## YOUR ASSIGNMENT
Repeat the stretch of entries below from the line with "if (bc < 1) return P2PB_EINVAL;" through the line with "if (lr_lds <". Include both ends and add nothing.

[Source records]

========

#define LR_BC 16
__global__ __launch_bounds__(256) void linear_rows_kernel(int B, int cin, int cout, const float *__restrict__ x, long xs,
                                                          const float *__restrict__ w, long ws,
                                                          const float *__restrict__ bias, float *__restrict__ out, long os,
                                                          int bc) {
  extern __shared__ float lr_x[];
  const int tid = threadIdx.x, lane = tid & 63, wave = tid >> 6, l31 = lane & 31, h = lane >> 5;
  const int row0 = blockIdx.x * 32;
  const int xp = cin + 4;
  const int wrow = min(row0 + l31, cout - 1);
  const int nk8 = (cin + 7) / 8;
  for (int b0 = 0; b0 < B; b0 += bc) {
    const int nb = min(bc, B - b0);
    __syncthreads();
    for (int e = tid * 4; e < nb * cin; e += 1024) {
      const int bb = e / cin, c = e - bb * cin;
      *(f32x4 *)(lr_x + bb * xp + c) = *(const f32x4 *)(x + (size_t)(b0 + bb) * xs + c);
    }
    __syncthreads();
    f32x16 acc;
// ... 20 lines not shown
      for (int u = 0; u < 8; ++u)
#pragma unroll
        for (int i = 0; i < 4; ++i) acc = __builtin_amdgcn_mfma_f32_32x32x2f32(wv[u][i], xv[u][i], acc, 0, 0, 0);
    }
    __syncthreads();
    float *red = lr_x;
    if (l31 < nb) {
#pragma unroll
      for (int r = 0; r < 16; ++r) red[(wave * 32 + (r & 3) + 8 * (r >> 2) + 4 * h) * 17 + l31] = acc[r];
    }
    __syncthreads();
    for (int e = tid; e < 32 * nb; e += 256) {
      const int r = e / nb, bb = e - r * nb;
      if (row0 + r < cout) {
        const float v = (red[(0 * 32 + r) * 17 + bb] + red[(1 * 32 + r) * 17 + bb]) + (red[(2 * 32 + r) * 17 + bb] + red[(3 * 32 + r) * 17 + bb]);
        out[(size_t)(b0 + bb) * os + row0 + r] = v + (bias ? bias[row0 + r] : 0.0f);
      }
    }
  }
}

extern "C" int p2pb_linear_rows(int b, int cin, int cout, const float *x, long x_stride, const float *w, long w_stride,
                                const float *bias, float *out, long out_stride, void *stream) {
  if (b <= 0 || cin <= 0 || cout <= 0 || !x || !w || !out || (cin & 3) || (x_stride & 3) || (w_stride & 3) ||
      (((uintptr_t)x | (uintptr_t)w) & 15) || x_stride < cin || w_stride < cin || out_stride < cout)
    return P2PB_EINVAL;
  int bc = (int)(65536 / ((long)(cin + 4) * 4));
  if (bc < 1) return P2PB_EINVAL;
  if (bc > LR_BC) bc = LR_BC;
  if (bc > b) bc = b;
  size_t lr_lds = (size_t)bc * (cin + 4) * 4;
  if (lr_lds < 4 * 32 * 17 * 4) lr_lds = 4 * 32 * 17 * 4;
  hipLaunchKernelGGL(linear_rows_kernel, dim3(cdiv(cout, 32)), dim3(256), lr_lds, (hipStream_t)stream, b, cin,
                     cout, x, x_stride, w, w_stride, bias, out, out_stride, bc);
  return p2pb_launch_status();
}
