+            float* Wd = smem + W_BASE + ((kt + 1) & 1) * W_SLOT + uwave * WROWS * 16;
+            float* Ad = smem + (kt & 1) * GS_A_SLOT + uwave * 32 * 32;
+            const int kW = (wself ? kt + 1 : 0) * GS_BK * 2, kA = (aself ? kt + 2 : kt + 2 - nk) * GS_BK * 4;
+            auto dma = [&](int d) {
+                if (d < 4) {
+                    GLDS16(rA, voA[d & 1], (uwave * 32 + d * 8) * lda * 4 + kA, Ad + d * 8 * 32);
+                } else {
+                    const int p = (d - 4) / (WROWS / 16), j = (d - 4) % (WROWS / 16);
+                    GLDS16(rW, voW, p * wplane + (wsrc + j * 16) * K * 2 + kW, Wd + p * W_PLANE + j * 16 * 16);
+                }
+            };
+            const float* Wv = smem + W_BASE + (kt & 1) * W_SLOT + b_of;
+            const float* Av = smem + ((kt + 1) & 1) * GS_A_SLOT;
+            auto a_half = [&](int hf) { return *(const f32x4*)(Av + (hf >> 1) * 16 * 32 + ((hf & 1) ? a_hi : a_lo)); };
+            u32x4 w[NP];
+            f32x4 v0 = {0.f, 0.f, 0.f, 0.f};
+#pragma unroll
+            for (int p = 0; p < NP; ++p) w[p] = *(const u32x4*)(Wv + p * W_PLANE);
+            v0 = a_half(0);
+            GS_FENCE();
+#define GSH_NSPLIT(B) ((B) < 4 ? 1 : 0)
+#define GSH_NAREAD(B) ((B) < 7 ? GSH_NSPLIT((B) + 1) : 0)
+#define GSH_NREAD(B) (((B) < 7 ? NP : 0) + GSH_NAREAD(B))
+#define GSH_NDMA(B) ((B) < 5 ? 2 : 0)
+#define GSH_NVALU(B) ((B) == 7 ? 4 * NP * NA : 22 * GSH_NSPLIT(B))
+#define GSH_VSLOT(B, g) (((g) + 1) * GSH_NVALU(B) / NM - (g) * GSH_NVALU(B) / NM)
+#define GSH_SLOT(B, g)                                                                                          \
+            {                                                                                                   \
+                GS_PIPE(0x008);                                                                                 \
+                if (GSH_VSLOT(B, g) > 0) __builtin_amdgcn_sched_group_barrier(0x002, GSH_VSLOT(B, g) > 0 ? GSH_VSLOT(B, g) : 1, 0); \
+                if (GSH_NDMA(B) > 0 && (g) % (NM / 4) == 2 && (g) / (NM / 4) < GSH_NDMA(B)) GS_PIPE(0x020);     \
+            }
+#define GSH_STEP(B)                                                                                             \
+            {                                                                                                   \
+                u32x4 wn[NP];                                                                                   \
+                f32x4 vn0 = {0.f, 0.f, 0.f, 0.f};                                                               \
+                if ((B) < 7) {                                                                                  \
+                    _Pragma("unroll") for (int p = 0; p < NP; ++p) wn[p] = *(const u32x4*)(Wv + p * W_PLANE + ((B) + 1) * 16 * 16); \
+                    if (GSH_NAREAD(B) == 1) vn0 = a_half((B) + 1);                                              \
+                }                                                                                               \
+                mfma_row(B, NP - 1, w[0]);                                                           \
+                mfma_row(B, 0, w[NP - 1]);                                                           \
+                mfma_row(B, 1, w[1]);                                                                \
+                mfma_row(B, 1, w[0]);                                                                \
+                mfma_row(B, 0, w[1]);                                                                \
+                mfma_row(B, 0, w[0]);                                                                \
+                if (GSH_NSPLIT(B) >= 1) split_half(B, v0);                                                      \
+                if ((B) == 7) {                                                                                 \
+                    _Pragma("unroll") for (int a = 0; a < NA; ++a)                                              \
+                        _Pragma("unroll") for (int p = 0; p < NP; ++p) ap[a][p] = an[a][p];                     \
+                }                                                                                               \
+                _Pragma("unroll") for (int d = 0; d < GSH_NDMA(B); ++d) dma(GSH_NDMA(B) * (B) + d);             \
+                if (GSH_NREAD(B) > 0) __builtin_amdgcn_sched_group_barrier(0x100, GSH_NREAD(B) > 0 ? GSH_NREAD(B) : 1, 0); \
+                GSH_SLOT(B, 0) GSH_SLOT(B, 1) GSH_SLOT(B, 2) GSH_SLOT(B, 3) GSH_SLOT(B, 4) GSH_SLOT(B, 5)       \
+                GSH_SLOT(B, 6) GSH_SLOT(B, 7) GSH_SLOT(B, 8) GSH_SLOT(B, 9) GSH_SLOT(B, 10) GSH_SLOT(B, 11)     \
+                GS_FENCE();                                                                                     \
+                if ((B) < 7) {                                                                                  \
+                    _Pragma("unroll") for (int p = 0; p < NP; ++p) w[p] = wn[p];                                \
+                    if (GSH_NAREAD(B) >= 1) v0 = vn0;                                                           \
+                }                                                                                               \
+            }
+            GSH_STEP(0) GSH_STEP(1) GSH_STEP(2) GSH_STEP(3) GSH_STEP(4) GSH_STEP(5) GSH_STEP(6) GSH_STEP(7)
+#undef GSH_STEP
+#undef GSH_SLOT
+#undef GSH_VSLOT
+#undef GSH_NVALU
+#undef GSH_NDMA
+#undef GSH_NREAD
+#undef GSH_NAREAD
+#undef GSH_NSPLIT
+            asm volatile("s_waitcnt vmcnt(0)" ::: "memory");
+            asm volatile("s_waitcnt lgkmcnt(0)" ::: "memory");
+            GB2_BARRIER();
+        }
+    };
+    k_pass(0, acc_i);
+    k_pass(1, acc_e);
+#undef GS_PIPE
+#undef GS_FENCE
+#undef GLDS16
+    heads_fuse_epilogue(args, smem, m0, tn, wrow0, acc_i, acc_e);
+}
+
+__global__ __launch_bounds__(256, 2) void iefvad_gemm_split_heads_fuse_kernel(HeadsFuseArgs args) {
+    extern __shared__ __attribute__((aligned(16))) float smem[];
+    gemm_split_heads_body(args, smem);
+}
+
 __global__ __launch_bounds__(256, 2) void iefvad_gemm_split_f16_n128_kernel(GemmBArgs args) {
     extern __shared__ __attribute__((aligned(16))) float smem[];
     gemm_split_body<2, true>(args, smem);
diff --git a/ief-vad_amd/csrc/heads_fuse_epilogue.h b/ief-vad_amd/csrc/heads_fuse_epilogue.h
--- /dev/null
+++ b/ief-vad_amd/csrc/heads_fuse_epilogue.h
@@ -0,0 +1,67 @@
+#pragma once
+#include "gemm_bf16.h"
+#include "rowops.h"
+
+struct HeadsFuseArgs {
+    const float* A[2];
+    const bf16_t* W[2];
+    const float* bias[2];
+    float* z;
+    float* part;
+    int M, D, K, lda;
+    int wplane;
+    float factor, eps;
+};
+
+__device__ __forceinline__ void heads_fuse_epilogue(const HeadsFuseArgs& args, float* smem, int m0, int tn, int wrow0,
+                                                    f32x4 (&ai)[2][8], f32x4 (&ae)[2][8]) {
+    const int lane = threadIdx.x & 63, wave = threadIdx.x >> 6;
+    const int r16 = lane & 15, q16 = lane >> 4;
+    const int rq = lane >> 4, cq = lane & 15;
+    const int D = args.D, ntile = D / 64;
+    const int col = tn * 64 + 4 * cq;
+    float* E = smem + wave * (32 * GB2_EPI_LD);
+    const f32x4 bmi = *(const f32x4*)(args.bias[0] + col), bli = *(const f32x4*)(args.bias[0] + D + col);
+    const f32x4 bme = *(const f32x4*)(args.bias[1] + col), ble = *(const f32x4*)(args.bias[1] + D + col);
+#pragma unroll
+    for (int x = 0; x < 2; ++x) {
+#pragma unroll
+        for (int b = 0; b < 8; ++b)
+#pragma unroll
+            for (int r = 0; r < 4; ++r) {
+                E[(4 * q16 + r) * GB2_EPI_LD + b * 16 + r16] = ai[x][b][r];
+                E[(16 + 4 * q16 + r) * GB2_EPI_LD + b * 16 + r16] = ae[x][b][r];
+            }
+#pragma unroll
+        for (int u = 0; u < 4; ++u) {
+            const int lr = rq + 4 * u;
+            const int row = m0 + wrow0 + x * 16 + lr;
+            const f32x4 mi = *(const f32x4*)(E + lr * GB2_EPI_LD + 4 * cq) + bmi;
+            const f32x4 li = *(const f32x4*)(E + lr * GB2_EPI_LD + 64 + 4 * cq) + bli;
+            const f32x4 me = *(const f32x4*)(E + (16 + lr) * GB2_EPI_LD + 4 * cq) + bme;
+            const f32x4 le = *(const f32x4*)(E + (16 + lr) * GB2_EPI_LD + 64 + 4 * cq) + ble;
+            f32x4 z;
+            float si = 0.f, se = 0.f;
+#pragma unroll
+            for (int e = 0; e < 4; ++e) {
+                float nie, nee, ze;
+                fuse_elem(mi[e], li[e], me[e], le[e], args.factor, args.eps, nie, nee, ze);
+                z[e] = ze;
+                si += nie;
+                se += nee;
+            }
+            GB2_STORE((f32x4*)(args.z + (size_t)row * D + col), z);
+            if (args.part) {
+                si += dpp_take<0xB1, 0xF>(si, si);  se += dpp_take<0xB1, 0xF>(se, se);
+                si += dpp_take<0x4E, 0xF>(si, si);  se += dpp_take<0x4E, 0xF>(se, se);
+                si += dpp_take<0x141, 0xF>(si, si); se += dpp_take<0x141, 0xF>(se, se);
+                si += dpp_take<0x140, 0xF>(si, si); se += dpp_take<0x140, 0xF>(se, se);
+                if (cq == 0) {
+                    float* pp = args.part + (size_t)row * 2 * ntile + tn;
+                    pp[0] = si;
+                    pp[ntile] = se;
+                }
+            }
+        }
+    }
+}
diff --git a/ief-vad_amd/csrc/iefvad.hip b/ief-vad_amd/csrc/iefvad.hip
--- a/ief-vad_amd/csrc/iefvad.hip
+++ b/ief-vad_amd/csrc/iefvad.hip
@@ -237,6 +237,9 @@
         e = hipFuncSetAttribute((const void*)iefvad_gemm_split_n128_kernel, hipFuncAttributeMaxDynamicSharedMemorySize,
                                 GS_LDS_BYTES_OF(2));
     if (e == hipSuccess)
+        e = hipFuncSetAttribute((const void*)iefvad_gemm_split_heads_fuse_kernel, hipFuncAttributeMaxDynamicSharedMemorySize,
+                                GS_LDS_BYTES_OF(2));
+    if (e == hipSuccess)
         e = hipFuncSetAttribute((const void*)iefvad_attention_split_kernel, hipFuncAttributeMaxDynamicSharedMemorySize,
                                 ATS_LDS_BYTES);
     if (e == hipSuccess)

========

## SOLVED PROBLEM
  if (bc < 1) return P2PB_EINVAL;
  if (bc > LR_BC) bc = LR_BC;
  if (bc > b) bc = b;
  size_t lr_lds = (size_t)bc * (cin + 4) * 4;
  if (lr_lds < 4 * 32 * 17 * 4) lr_lds = 4 * 32 * 17 * 4;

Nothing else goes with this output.